## EXERCISE AIM
Read through the listing and copy every line that contains the word "nullptr".

## SUPPLIED RECORDS
::::::::

+template <int LPR>
+__global__ void __launch_bounds__(256) rows_split2_kernel(const float* __restrict__ x, long ldx, const float* __restrict__ add_a, long add_a_rows,
+                                                          const float* __restrict__ add_b, long add_b_rows, unsigned short* __restrict__ sa,
+                                                          float* __restrict__ inva, unsigned short* __restrict__ sb, float* __restrict__ invb,
+                                                          long ld_sp, int rows, int C, int Kp) {
+    constexpr int RPW = 64 / LPR, NI = LPR == 64 ? 4 : 1;
+    const int lane = (threadIdx.x & 63) % LPR;
+    const long row = ((long)blockIdx.x * 4 + (threadIdx.x >> 6)) * RPW + (threadIdx.x & 63) / LPR;
+    if (row >= rows) return;
+    const float* xr = x + row * ldx;
+    const float* ar = add_a ? add_a + (row % add_a_rows) * C : nullptr;
+    const float* br = add_b ? add_b + (row % add_b_rows) * C : nullptr;
+    float va[NI][8], vb[NI][8];
+    float ma = 0.f, mb = 0.f;
+#pragma unroll
+    for (int i = 0; i < NI; ++i) {
+        const int c = (i * LPR + lane) * 8;
+#pragma unroll
+        for (int k = 0; k < 8; ++k) { va[i][k] = 0.f; vb[i][k] = 0.f; }
+        if (c < C) {
+            float v[8], d8[8];
+            ld8(xr + c, v);
+#pragma unroll
+            for (int k = 0; k < 8; ++k) va[i][k] = vb[i][k] = v[k];
+            if (ar) {
+                ld8(ar + c, d8);
+#pragma unroll
+                for (int k = 0; k < 8; ++k) va[i][k] = v[k] + d8[k];
+            }
+            if (sb && br) {
+                ld8(br + c, d8);
+#pragma unroll
+                for (int k = 0; k < 8; ++k) vb[i][k] = v[k] + d8[k];
+            }
+#pragma unroll
+            for (int k = 0; k < 8; ++k) { ma = fmaxf(ma, fabsf(va[i][k])); mb = fmaxf(mb, fabsf(vb[i][k])); }
+        }
+    }
+    float sca, iva, scb = 1.f, ivb = 1.f;
+    split_scale(seg_max<LPR>(ma), sca, iva);
+    if (sb) split_scale(seg_max<LPR>(mb), scb, ivb);
+    if (lane == 0) {
+        inva[row] = iva;
+        if (sb) invb[row] = ivb;
+    }
+#pragma unroll
+    for (int i = 0; i < NI; ++i) {
+        const int c = (i * LPR + lane) * 8;
+        if (c < Kp) {
+            emit_split8(va[i], sca, sa + row * ld_sp + c, sa + row * ld_sp + Kp + c);
+            if (sb) emit_split8(vb[i], scb, sb + row * ld_sp + c, sb + row * ld_sp + Kp + c);
+        }
+    }
+}
+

::::::::

## PROBLEM SOLUTION
+    const float* ar = add_a ? add_a + (row % add_a_rows) * C : nullptr;
+    const float* br = add_b ? add_b + (row % add_b_rows) * C : nullptr;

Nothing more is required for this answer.